# OxfordML/GPz

Measured on AMD Instinct MI355X. Metric: objective+gradient evals/sec, higher is better.
Workload: dtype f64

## Files before the change

### gpz_amd/csrc/gpz_options.h

```cpp
#pragma once

struct gpz_options {
    bool no_graph = false;
    bool graph_debug = false;
    long row_tile = 0;
    long cache_cap_mb = -1;
    bool psi32_mfma = false;
    long predict_min_rows_per_block = 4096;
    bool f32_contractions_off = false;
    bool gc_minv_off = false;
    bool gc_dense_phi_off = false;
    bool tgemm_no_split = false;
    bool phi_diag_no_split = false;
    bool pmc_scratch = false;
    bool pmc_prep_scratch = false;
    bool pmc_no_model_cache = false;
    bool round_phi32 = false;
    bool cpsi_off = false;
    bool cpsi4_off = false;
    bool tgemm_int8 = false;
    int syrk_wgs = 0, syrk_s1 = 0, syrk_s2 = 0;
    int mom_nc = 0;
    int small_stagger = 0;
    bool chol_rowinv_off = false;
    bool syrk_small_off = false;
    bool small_tail_off = false;
    int debug_fail_cut = 0;
};

gpz_options gpz_options_load();

const gpz_options &gpz_opts();
struct gpz_opts_scope {
    const gpz_options *prev;
    explicit gpz_opts_scope(const gpz_options *o);
    ~gpz_opts_scope();
    gpz_opts_scope(const gpz_opts_scope &) = delete;
    gpz_opts_scope &operator=(const gpz_opts_scope &) = delete;
};
```

### gpz_amd/csrc/gpz_options.hip

```cpp
#include <stdlib.h>
#include "gpz_options.h"

static const char *env(const char *name) { return getenv(name); }
static bool env_set(const char *name) { return env(name) != nullptr; }
static long env_long(const char *name, long dflt) {
    const char *e = env(name);
    return e ? atol(e) : dflt;
}

gpz_options gpz_options_load() {
    gpz_options o;
    o.no_graph = env_set("GPZ_NO_GRAPH");
    o.graph_debug = env_set("GPZ_GRAPH_DEBUG");
    o.row_tile = env_long("GPZ_ROW_TILE", 0);
    o.cache_cap_mb = env_long("GPZ_CACHE_CAP_MB", -1);
    {
        const char *e = env("GPZ_PSI32_MFMA");
        o.psi32_mfma = e && e[0] == '1';
    }
    o.predict_min_rows_per_block = env_long("GPZ_PREDICT_MIN_ROWS_PER_BLOCK", 4096);
    if (o.predict_min_rows_per_block < 1) o.predict_min_rows_per_block = 1;
#ifdef GPZ_DEV_SWITCHES
    o.f32_contractions_off = env_set("GPZ_F32_CONTRACTIONS_OFF");
    o.gc_minv_off = env_set("GPZ_GC_MINV_OFF");
    o.gc_dense_phi_off = env_set("GPZ_GC_DENSE_PHI_OFF");
    o.tgemm_no_split = env_set("GPZ_TGEMM_NO_SPLIT");
    o.phi_diag_no_split = env_set("GPZ_PHI_DIAG_NO_SPLIT");
    o.pmc_scratch = env_set("GPZ_PMC_SCRATCH");
    o.pmc_prep_scratch = env_set("GPZ_PMC_PREP_SCRATCH");
    o.pmc_no_model_cache = env_set("GPZ_PMC_NO_MODEL_CACHE");
    o.round_phi32 = env_set("GPZ_EXPERIMENT_ROUND_PHI32");
    o.cpsi_off = env_set("GPZ_CPSI_OFF");
    o.cpsi4_off = env_set("GPZ_CPSI4_OFF");
    o.tgemm_int8 = env_set("GPZ_TGEMM_INT8");
    o.syrk_wgs = (int)env_long("GPZ_SYRK_WGS", 0);
    o.syrk_s1 = (int)env_long("GPZ_SYRK_S1", 0);
    o.syrk_s2 = (int)env_long("GPZ_SYRK_S2", 0);
    o.mom_nc = (int)env_long("GPZ_MOM_NC", 0);
    o.debug_fail_cut = (int)env_long("GPZ_DEBUG_FAIL_CUT", 0);
    o.small_tail_off = env_set("GPZ_SMALL_TAIL_OFF");
    o.syrk_small_off = env_set("GPZ_SYRK_SMALL_OFF");
    o.chol_rowinv_off = env_set("GPZ_CHOL_ROWINV_OFF");
    o.small_stagger = (int)env_long("GPZ_SMALL_STAGGER", 0);
#endif
    return o;
}

static thread_local const gpz_options *t_opts = nullptr;
const gpz_options &gpz_opts() {
    if (t_opts) return *t_opts;
    static const gpz_options process = gpz_options_load();
    return process;
}
gpz_opts_scope::gpz_opts_scope(const gpz_options *o) : prev(t_opts) { t_opts = o; }
gpz_opts_scope::~gpz_opts_scope() { t_opts = prev; }
```

### gpz_amd/csrc/k_gemm.hip

```cpp
#include <type_traits>
#include "gpz_dev.h"
#include "gpz_kernels.h"

#ifdef GPZ_GEMM_TRACE
__device__ unsigned long long *g_gemm_trace = nullptr;
#define GPZ_TRACE_MARK(slot)                                                                                              \
    do {                                                                                                                  \
        if (g_gemm_trace && (threadIdx.x & 63) == 0)                                                                      \
            g_gemm_trace[((size_t)item * 8 + (threadIdx.x >> 6)) * 6 + (slot)] = __builtin_amdgcn_s_memtime();       \
    } while (0)
#else
#define GPZ_TRACE_MARK(slot) do { } while (0)
#endif
typedef float f4_t __attribute__((ext_vector_type(4)));
typedef float f2_t __attribute__((ext_vector_type(2)));
#ifndef GPZ_F32_FLUSH
#define GPZ_F32_FLUSH 8
#endif
template <typename OT> struct MfmaOf;
template <> struct MfmaOf<double> {
    typedef d4_t acc_t;
    typedef d2_t pair_t;
    static __device__ __forceinline__ acc_t run(double a, double b, acc_t c) { return MFMA_F64(a, b, c); }
};
template <> struct MfmaOf<float> {
    typedef f4_t acc_t;
    typedef f2_t pair_t;
    static __device__ __forceinline__ acc_t run(float a, float b, acc_t c) { return __builtin_amdgcn_mfma_f32_16x16x4f32(a, b, c, 0, 0, 0); }
};
template <typename OT>
__device__ __forceinline__ typename MfmaOf<OT>::pair_t to_pair(const f2_t v) {
    typename MfmaOf<OT>::pair_t r;
    r.x = (OT)v.x;
    r.y = (OT)v.y;
    return r;
}
template <typename BT> struct Pair2 { typedef d2_t t; };
template <> struct Pair2<float> { typedef f2_t t; };
template <typename OT>
__device__ __forceinline__ typename MfmaOf<OT>::pair_t to_pair(const d2_t v) {
    typename MfmaOf<OT>::pair_t r;
    r.x = (OT)v.x;
    r.y = (OT)v.y;
    return r;
}

template <bool WEIGHTED, int WC, bool DIAGT, typename OT>
__device__ __forceinline__ void syrk_body(const double *__restrict__ Phi, int ld, const double *__restrict__ wgt,
                                          int mp, int i0, int j0, int r_begin, int r_end,
                                          double *__restrict__ out, OT (*sA)[16][LDS_LD128],
                                          OT (*sB)[16][LDS_LD128], OT (*sW)[16]) {
    constexpr int NT = 128 * WC;
    constexpr int NI = 8 / WC;
    constexpr int Q = 1024 / NT;
    constexpr bool diag_tile = DIAGT;
    constexpr bool PRESCALE = WEIGHTED;
    const int tid = threadIdx.x, lane = tid & 63, wave = tid >> 6;
    const int wr = wave / WC, wc = wave % WC;

    constexpr bool F32 = std::is_same<OT, float>::value;
    typedef typename MfmaOf<OT>::acc_t acc_t;
    typedef typename MfmaOf<OT>::pair_t pair_t;
    acc_t acc[4][NI];
    d4_t acc64[F32 ? 4 : 1][F32 ? NI : 1];
#pragma unroll
    for (int a = 0; a < 4; ++a)
#pragma unroll
        for (int b = 0; b < NI; ++b) {
            acc[a][b] = (acc_t){0, 0, 0, 0};
            if (F32) acc64[a][b] = (d4_t){0.0, 0.0, 0.0, 0.0};
        }
    auto flush = [&]() {
        if constexpr (F32) {
#pragma unroll
            for (int a = 0; a < 4; ++a)
#pragma unroll
                for (int b = 0; b < NI; ++b) {
#pragma unroll
                    for (int r = 0; r < 4; ++r) acc64[a][b][r] += (double)acc[a][b][r];
                    acc[a][b] = (acc_t){0, 0, 0, 0};
                }
        }
    };

    d2_t ra[Q], rb[Q];
    double rw = 0.0, rwq[PRESCALE ? Q : 1];
    const int ca = min(i0 + (tid & 63) * 2, mp - 2), cb = min(j0 + (tid & 63) * 2, mp - 2);
    const unsigned voa = (unsigned)(((tid >> 6) * ld + ca) * 8), vob = (unsigned)(((tid >> 6) * ld + cb) * 8);
    const unsigned vow = (unsigned)((PRESCALE ? (tid >> 6) : (tid & 15)) * 8);
    const size_t qsp = (size_t)(NT / 64) * ld * 8, ksp = (size_t)16 * ld * 8;
    const char *pp = reinterpret_cast<const char *>(Phi + (size_t)r_begin * ld);
    const char *pw = reinterpret_cast<const char *>(WEIGHTED ? wgt + r_begin : nullptr);
    auto gload = [&]() {
        unsigned oa = voa, ob = vob, ow = vow;
        asm volatile("" : "+v"(oa), "+v"(ob), "+v"(ow));
#pragma unroll
        for (int q = 0; q < Q; ++q) {
            ra[q] = *reinterpret_cast<const d2_t *>(pp + q * qsp + oa);
            if (!diag_tile) rb[q] = *reinterpret_cast<const d2_t *>(pp + q * qsp + ob);
            if (PRESCALE) rwq[q] = *reinterpret_cast<const double *>(pw + q * (NT / 64) * 8 + ow);
        }
        if (WEIGHTED && !PRESCALE && tid < 16) rw = *reinterpret_cast<const double *>(pw + ow);
        pp += ksp;
        if (WEIGHTED) pw += 16 * 8;
    };
    auto lstore = [&](int buf) {
#pragma unroll
        for (int q = 0; q < Q; ++q) {
            int idx = q * NT + tid;
            int row = idx >> 6, c = (idx & 63) * 2;
            if (diag_tile) *reinterpret_cast<pair_t *>(&sB[buf][row][c]) = to_pair<OT>(ra[q]);
            else *reinterpret_cast<pair_t *>(&sB[buf][row][c]) = to_pair<OT>(rb[q]);
            if (PRESCALE) { ra[q].x *= rwq[q]; ra[q].y *= rwq[q]; }
            *reinterpret_cast<pair_t *>(&sA[buf][row][c]) = to_pair<OT>(ra[q]);
        }
        if (WEIGHTED && !PRESCALE && tid < 16) sW[buf][tid] = (OT)rw;
    };

    const int nstage = (r_end > r_begin) ? (r_end - r_begin) / 16 : 0;
    if (nstage > 0) {
        gload();
        lstore(0);
        if (nstage > 1) gload();
    }
    __syncthreads();
    static_assert(!DIAGT || NI == 2, "diagonal-tile wave roles are written for the 2 x 4 wave grid");
    constexpr int NA = 4, NB = DIAGT ? 5 : NI;
    int dra[5] = {0, 0, 0, 0, 0}, dcb[5] = {0, 0, 0, 0, 0};
    bool has5 = false;
    if (DIAGT) {
        const int wv = __builtin_amdgcn_readfirstlane(wave);
        const unsigned RA[8] = {0x00000u, 0x11111u, 0x22222u, 0x33333u, 0x77000u, 0x66611u, 0x55552u, 0x44444u};
        const unsigned CB[8] = {0x43210u, 0x54321u, 0x65432u, 0x76543u, 0x77765u, 0x77676u, 0x77657u, 0x77654u};
        has5 = wv < 4;
#pragma unroll
        for (int p = 0; p < 5; ++p) {
            dra[p] = (RA[wv] >> (4 * p)) & 15;
            dcb[p] = (CB[wv] >> (4 * p)) & 15;
        }
    }
    auto rdfrag = [&](int cur, int kk, OT (&a)[NA], OT (&b)[NB]) {
        const OT(*tA)[LDS_LD128] = sA[cur];
        const OT(*tB)[LDS_LD128] = sB[cur];
        const int krow = kk * 4 + (lane >> 4);
        if (DIAGT) {
#pragma unroll
            for (int p = 0; p < 4; ++p) a[p] = tA[krow][dra[p] * 16 + (lane & 15)];
#pragma unroll
            for (int p = 0; p < 5; ++p) b[p] = tB[krow][dcb[p] * 16 + (lane & 15)];
        } else {
#pragma unroll
            for (int mi = 0; mi < 4; ++mi) a[mi] = tA[krow][wr * 64 + mi * 16 + (lane & 15)];
#pragma unroll
            for (int ni = 0; ni < NI; ++ni) b[ni] = tB[krow][wc * (16 * NI) + ni * 16 + (lane & 15)];
        }
    };
    auto burst = [&](const OT (&a)[NA], const OT (&b)[NB]) {
        __builtin_amdgcn_s_setprio(1);
        if (DIAGT) {
#pragma unroll
            for (int p = 0; p < 4; ++p) acc[p][0] = MfmaOf<OT>::run(a[p], b[p], acc[p][0]);
            if (has5) acc[0][1] = MfmaOf<OT>::run(a[0], b[DIAGT ? 4 : 0], acc[0][1]);
        } else {
#pragma unroll
            for (int mi = 0; mi < 4; ++mi)
#pragma unroll
                for (int ni = 0; ni < NI; ++ni) acc[mi][ni] = MfmaOf<OT>::run(a[mi], b[ni], acc[mi][ni]);
        }
        __builtin_amdgcn_s_setprio(0);
    };
    OT fa0[NA] = {}, fb0[NB] = {}, fa1[NA] = {}, fb1[NB] = {};
    if (nstage > 0) rdfrag(0, 0, fa0, fb0);
    auto stage = [&](auto curc, int s) {
        constexpr int cur = decltype(curc)::value;
        rdfrag(cur, 1, fa1, fb1);
        __builtin_amdgcn_sched_barrier(0);
        burst(fa0, fb0);
        __builtin_amdgcn_sched_barrier(0);
        rdfrag(cur, 2, fa0, fb0);
        __builtin_amdgcn_sched_barrier(0);
        burst(fa1, fb1);
        __builtin_amdgcn_sched_barrier(0);
        if (s + 1 < nstage) {
            lstore(cur ^ 1);
            if (s + 2 < nstage) gload();
        }
        rdfrag(cur, 3, fa1, fb1);
        __builtin_amdgcn_sched_barrier(0);
        burst(fa0, fb0);
        __builtin_amdgcn_sched_barrier(0);
        __syncthreads();
        if (s + 1 < nstage) rdfrag(cur ^ 1, 0, fa0, fb0);
        __builtin_amdgcn_sched_barrier(0);
        burst(fa1, fb1);
        __builtin_amdgcn_sched_barrier(0);
    };
    int s = 0;
    for (; s + 1 < nstage; s += 2) {
        stage(std::integral_constant<int, 0>{}, s);
        stage(std::integral_constant<int, 1>{}, s + 1);
        if (F32 && ((s + 2) % GPZ_F32_FLUSH) == 0) flush();
    }
    if (s < nstage) stage(std::integral_constant<int, 0>{}, s);
    flush();
    auto res = [&](int mi, int ni, int r) -> double {
        if constexpr (F32) return acc64[mi][ni][r];
        else return acc[mi][ni][r];
    };
    auto crow = [&](int r) -> int { return F32 ? 4 * (lane >> 4) + r : (lane >> 4) + 4 * r; };

    if (DIAGT) {
#pragma unroll
        for (int p = 0; p < 5; ++p) {
            if (p == 4 && !has5) break;
            const int col = j0 + dcb[p] * 16 + (lane & 15);
#pragma unroll
            for (int r = 0; r < 4; ++r) {
                const int row = i0 + dra[p] * 16 + crow(r);
                if (row < mp && col < mp) out[(size_t)row * mp + col] = p < 4 ? res(p, 0, r) : res(0, 1, r);
            }
        }
    } else {
#pragma unroll
        for (int mi = 0; mi < 4; ++mi)
#pragma unroll
            for (int ni = 0; ni < NI; ++ni) {
                const int col = j0 + wc * (16 * NI) + ni * 16 + (lane & 15);
#pragma unroll
                for (int r = 0; r < 4; ++r) {
                    const int row = i0 + wr * 64 + mi * 16 + crow(r);
                    if (row < mp && col < mp) out[(size_t)row * mp + col] = res(mi, ni, r);
                }
            }
    }
}
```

--- --- ---

Work instruction: Among the records above, find each line containing the string "float" and copy it.

Final answer:
typedef float f4_t __attribute__((ext_vector_type(4)));
typedef float f2_t __attribute__((ext_vector_type(2)));
template <> struct MfmaOf<float> {
    static __device__ __forceinline__ acc_t run(float a, float b, acc_t c) { return __builtin_amdgcn_mfma_f32_16x16x4f32(a, b, c, 0, 0, 0); }
template <> struct Pair2<float> { typedef f2_t t; };
    constexpr bool F32 = std::is_same<OT, float>::value;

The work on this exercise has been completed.